# this tme last year none of this stuff was going on



## the guy (Aug 3, 2010)

Last year we had friends over and I don't think I kissed in the New Year with my W of 19 years. Little did I know she had slept with my best friend. Little did I know that my W would meet her 20th lover in 12 days from now. Little did I know that she almost fell for a guy she had a 3 month affair, 13 years ago and would rekindle it again some ten years later. Little did I know for the past 3 years she was going out looking for ONS.

Little did I know that when I got married that my carrer would be more important then my wife, or that when my W needed attention I would tell her to go get a boytoy. Little did I know that when my wife wanted a divorce and asked me in front of my best friend that he would take advantage of that.

Why did I stop giving a dam so many years ago and then bamb I start caring all of the sudden... after the damage was done?
Why didn't I address her 1st cheating issue 13 years ago? Why didn't I address my issues 14 years ago?

Some times I think I should have never confronted her back in Feb'10 but I did and now here we are rebuilding a marraige, with some great success I might add. I sometimes wonder what would have happened if I approached her last affair like I did the 1st affair? What an ughly thought! 
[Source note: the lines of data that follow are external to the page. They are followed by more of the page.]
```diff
@@ -450,12 +920,13 @@
     if (d.backward ? (!d.dout || !d.pro_scale || !d.pro_shift || !d.wd_bwd) : !d.b2) return GA_E_BADARG;
     if (!ga_dec_cell_supported(d.N, d.H, d.W, d.C, d.Hd)) return GA_E_UNSUPPORTED;
     if (d.act_rep > 1 && (!d.backward || d.N % d.act_rep)) return GA_E_BADARG;
+    if (d.variant != 0 && d.variant != 1) return GA_E_UNSUPPORTED;
     const void* ptrs[] = {d.x, d.w1_hi, d.w1_lo, d.wd, d.wd_bwd, d.bd, d.w2_hi, d.w2_lo, d.dout, d.pro_scale, d.pro_shift, d.y};
     for (const void* p : ptrs) if (p && !aligned16(p)) return GA_E_ALIGN;
     dc_geom gm;
     gm.W = d.W; gm.HW = d.H * d.W; gm.lw = log2_exact(d.W); gm.lhw = log2_exact(gm.HW); gm.PW = d.W + 4; gm.PH = d.H + 4;
     hipStream_t stream = reinterpret_cast<hipStream_t>(stream_);
     if (d.C == 128) return d.variant == 1 ? launch_dec_cell<128, 1, 8>(d, gm, stream) : launch_dec_cell<128, 2, 4>(d, gm, stream);
-    if (d.C == 256) return launch_dec_cell<256, 1, 4>(d, gm, stream);
+    if (d.C == 256) return d.variant == 1 ? launch_dec_cell_pair<256>(d, gm, stream) : launch_dec_cell<256, 1, 4>(d, gm, stream);
     return GA_E_UNSUPPORTED;
 }
diff --git a/gen_adversarial_amd/engine.py b/gen_adversarial_amd/engine.py
--- a/gen_adversarial_amd/engine.py
+++ b/gen_adversarial_amd/engine.py
@@ -43,6 +43,7 @@
     fuse_min_workgroups = 0 if os.environ.get('GA_FUSE_DEC_CELL') == 'force' else 160
     fuse_halo_cells = os.environ.get('GA_FUSE_HALO_CELL', '0') == '1'
     dec_cell_variant = int(os.environ.get('GA_DEC_CELL_VARIANT', '1'))
+    dec_cell_variant_c256 = tuple(int(v) for v in os.environ.get('GA_DEC_CELL_VARIANT_C256', '11'))
 
     def __init__(self, nvae_sd, nvae_cfg: dict, resolution, vgg_sd, vgg_spec: VggSpec, rows: int, rep: int,
                  alphas: Sequence[float], temperature: float = 0.6, noise_eps: float = 0.0,
diff --git a/gen_adversarial_amd/engine_nvae.py b/gen_adversarial_amd/engine_nvae.py
--- a/gen_adversarial_amd/engine_nvae.py
+++ b/gen_adversarial_amd/engine_nvae.py
@@ -97,7 +97,7 @@
                 (h1, l1), (h2, l2) = self.store.split(wts['w1']), self.store.split(wts['w2_bwd' if backward else 'w2'])
                 f.w1_hi, f.w1_lo, f.w2_hi, f.w2_lo = _ptr(h1), _ptr(l1), _ptr(h2), _ptr(l2)
             f.N, f.H, f.W, f.C, f.Hd, f.backward = n, H, W, x.c, hid_c, backward
-            f.variant = self.dec_cell_variant if x.c == 128 else 0
+            f.variant = self.dec_cell_variant if x.c == 128 else self.dec_cell_variant_c256[backward] if x.c == 256 else 0
             return f
 
         if fused:
```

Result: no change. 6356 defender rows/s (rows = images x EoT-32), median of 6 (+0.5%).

I quess we saved each other back in Feb., but what would have been worse, a disfunctional marrage with just sex and no kissing while we cohabitate and send our kids off to college, or the pain of acknowledging infidelity? Is ignorence bliss or is knowledge power when it comes to marriage? I believe I know the answer, just looking for other perspective.

Happy New Year


----------



## gregj123 (Dec 29, 2010)

WOW


----------



## rome2012 (Sep 10, 2010)

the guy said:


> Last year we had friends over and I don't think I kissed in the New Year with my W of 19 years. Little did I know she had slept with my best friend. Little did I know that my W would meet her 20th lover in 12 days from now. Little did I know that she almost fell for a guy she had a 3 month affair, 13 years ago and would rekindle it again some ten years later. Little did I know for the past 3 years she was going out looking for ONS.
> 
> Little did I know that when I got married that my carrer would be more important then my wife, or that when my W needed attention I would tell her to go get a boytoy. Little did I know that when my wife wanted a divorce and asked me in front of my best friend that he would take advantage of that.
> 
> ...


Same here....this time last year we were happy in love (at least it seemed like it)....

Little did I know he felt *that* unhappy for years before already  .....

I can't believe I got so comfortable in the marriage that I stopped listening to him, stopped showing my appreciation and all....

He was such a great guy and I took full advantage of him  .....

Little did I know it would drive him to do the extreme.....ask for divorce after almost 11 years.....

Little did I know he would start sexting because of this.....

Little did I know I would lose him....the love of my life !!!!!

2010 was a *BAD* year !!!!!

And I can't see that the future holds anything positive for me  ......

I wish I could turn back time....with everything I know now, we would have the most fulfilled and happy marriage !!!!!!!!!!!


----------



## the guy (Aug 3, 2010)

rome2012,
Ya its a depressing post but the bottom line is things are looking up. So for you.... hang in there and look after your self, 1st and for most. Things will get better, when your at the bottom there is no were else to go but up. So please keep your chin up. Remember its not how we got knocked down that counts, it how we get back up that matters.


----------



## rome2012 (Sep 10, 2010)

the guy said:


> rome2012,
> Ya its a depressing post but the bottom line is things are looking up. So for you.... hang in there and look after your self, 1st and for most. Things will get better, when your at the bottom there is no were else to go but up. So please keep your chin up. Remember its not how we got knocked down that counts, it how we get back up that matters.


Thanks for this...it is making me feel a little bit better !!!!


----------